-- Opening Marker --

__device__ __forceinline__ U64 mgRevComp (U64 f, int shift1)
{
  const U64 x = ((U64) mgRevComp16 ((U32) f) << 32) | mgRevComp16 ((U32) (f >> 32));
  return x >> shift1;
}
struct MgGeom { U32 R; int log2NB; int kbits; };
__device__ __forceinline__ U64 mgMixBits (U64 x, int b)
{
  if (b <= 32)
    { U32 y = (U32) x;
      const U32 m32 = b >= 32 ? ~0u : (((U32) 1 << b) - 1);
      const int h32 = (b + 1) >> 1;
      y ^= y >> h32; y = (y * 0xed558ccdu) & m32;
      y ^= y >> h32; y = (y * 0x1a85ec53u) & m32;
      y ^= y >> h32;
      return y;
    }
  const U64 mask = b >= 64 ? ~0ull : (((U64) 1 << b) - 1);
  const int h = (b + 1) >> 1;
  x ^= x >> h; x = (x * 0xff51afd7ed558ccdull) & mask;
  x ^= x >> h; x = (x * 0xc4ceb9fe1a85ec53ull) & mask;
  x ^= x >> h;
  return x;
}
#define MG_MIX_TOP 10
#define MG_MIX_MUL 0x9E3779B1u
__device__ __forceinline__ U64 mgMixK (U64 x, int b)
{
  if (b < 24) return mgMixBits (x, b);
  const int lb = b - MG_MIX_TOP;
  const U64 L = x & (((U64) 1 << lb) - 1), A = x >> lb;
  const U32 low = lb >= 32 ? (U32) L : ((U32) L & (((U32) 1 << lb) - 1));
  const U32 g = (low * MG_MIX_MUL) >> (32 - MG_MIX_TOP);
  return ((A ^ (U64) g) << lb) | mgMixBits (L, lb);
}
__device__ __forceinline__ U32 mgMixTopOfKmer (U64 x, int b, int hiB)
{
  const int lb = b - MG_MIX_TOP;
  const U32 low = lb >= 32 ? (U32) x : ((U32) x & (((U32) 1 << lb) - 1));
  return (U32) (x >> (b - hiB)) ^ ((low * MG_MIX_MUL) >> (32 - hiB));
}
__device__ __forceinline__ U32 mgBucketOfM (U64 m, const MgGeom &g)
{
  if (!g.log2NB) return 0u;
  const int s = g.kbits - g.log2NB;
  return s >= 0 ? (U32) (m >> s) : ((U32) m << (-s));
}
__device__ __forceinline__ U32 mgHomeOfM (U64 m, const MgGeom &g)
{
  U32 x = (U32) m;
  if (g.kbits >= 24) x ^= (U32) (m >> (g.kbits - MG_MIX_TOP)) * 0x9E5u;
  return __umulhi (x * 0x85EBCA6Bu, g.R);
}
__device__ __forceinline__ U32 mgNextSlot (U32 at, U32 R) { return at + 1 == R ? 0u : at + 1; }
#endif

static inline unsigned mgGrid (U64 n, unsigned per = 256, unsigned cap = 4096)
{ U64 b = (n + per - 1) / per; if (b > cap) b = cap; if (b < 1) b = 1; return (unsigned) b; }
static inline size_t mgAl256 (size_t n) { return (n + 255) & ~(size_t) 255; }
static inline double mgNowS (void) { struct timespec ts; clock_gettime (CLOCK_MONOTONIC, &ts); return ts.tv_sec + 1e-9 * ts.tv_nsec; }

static inline void mgPartSplit (int log2NB, int *hiB, int *loB)
{ if (log2NB <= 9) { *hiB = log2NB; *loB = 0; } else { *loB = log2NB / 2; *hiB = log2NB - *loB; } }

#define MG_HIST_STRIDE 16
struct MgHistReq { int log2NB; int kbits; U32 *binCount; int hiB; };

struct MgSegSrc { const U64 *segKmer; const U64 *segCount; const U64 *segStart; U64 segCap; U32 nSegs; };


MgStatus mgLaunchPack (const U8 *dBases, U64 nBases, U32 *dWords, hipStream_t st);
MgStatus mgLaunchUnpack (const U32 *dWords, U64 nBases, U8 *dBases, hipStream_t st);
MgStatus mgLaunchScan (const MgHashParams &p, const U32 *dPacked, U64 totalBases,
                       const U64 *dReadOffsets, U32 nReads,
                       U64 *dKmer, U32 *dPosF, U32 *dReadId, U64 capacity,
                       U64 *dCount, void *dWork, hipStream_t st, const MgHistReq *hist = 0, MgSegSrc *lazy = 0);

U64      mgScanTiles (U64 totalBases);
size_t   mgScanInfoBytes (U64 totalBases);
MgStatus mgScanPrepare (const U64 *dReadOffsets, U32 nReads, U64 totalBases, void *dInfo, hipStream_t st);
size_t   mgScanRangeWorkBytes (U64 nTilesRange, U64 capacity);
MgStatus mgLaunchSegCompact (const MgSegSrc &src, U64 *dKmer, U64 capacity, const U64 *dCount, hipStream_t st);
MgStatus mgLaunchScanRange (const MgHashParams &p, const U32 *dPacked, U64 totalBases,
                            const U64 *dReadOffsets, U32 nReads, const void *dInfo, U64 tile0, U64 tile1,
                            U64 *dKmer, U32 *dPosF, U32 *dReadId, U64 capacity,
                            U64 *dCount, void *dWork, hipStream_t st, const MgHistReq *hist = 0, MgSegSrc *lazy = 0);

U64      mgIterMaxBases (void);
U64      mgIterSegEntries (void);
MgStatus mgLaunchIterScan (const MgHashParams &p, const U32 *dPacked, U64 totalBases, const U64 *dReadOff,
                           U64 *dSegKmer, U32 *dSegPosF, U64 *out, U64 capEntries, U64 *flag, U64 seq, hipStream_t st);

MgStatus mgLaunchMinimizers (const MgHashParams &p, U32 w, const U32 *dPacked, const U64 *dReadOffsets, U32 nReads,
                             U64 *dHash, U32 *dPosF, U64 *dReadStart, U64 capacity, U64 *totalOut, hipStream_t st);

-- Closing Marker --

**Activity:**
Go through the data above from its first line and copy each line exactly, stopping once the line with "const int h = (b + 1) >> 1;" has been copied.

**Task solution:**
__device__ __forceinline__ U64 mgRevComp (U64 f, int shift1)
{
  const U64 x = ((U64) mgRevComp16 ((U32) f) << 32) | mgRevComp16 ((U32) (f >> 32));
  return x >> shift1;
}
struct MgGeom { U32 R; int log2NB; int kbits; };
__device__ __forceinline__ U64 mgMixBits (U64 x, int b)
{
  if (b <= 32)
    { U32 y = (U32) x;
      const U32 m32 = b >= 32 ? ~0u : (((U32) 1 << b) - 1);
      const int h32 = (b + 1) >> 1;
      y ^= y >> h32; y = (y * 0xed558ccdu) & m32;
      y ^= y >> h32; y = (y * 0x1a85ec53u) & m32;
      y ^= y >> h32;
      return y;
    }
  const U64 mask = b >= 64 ? ~0ull : (((U64) 1 << b) - 1);
  const int h = (b + 1) >> 1;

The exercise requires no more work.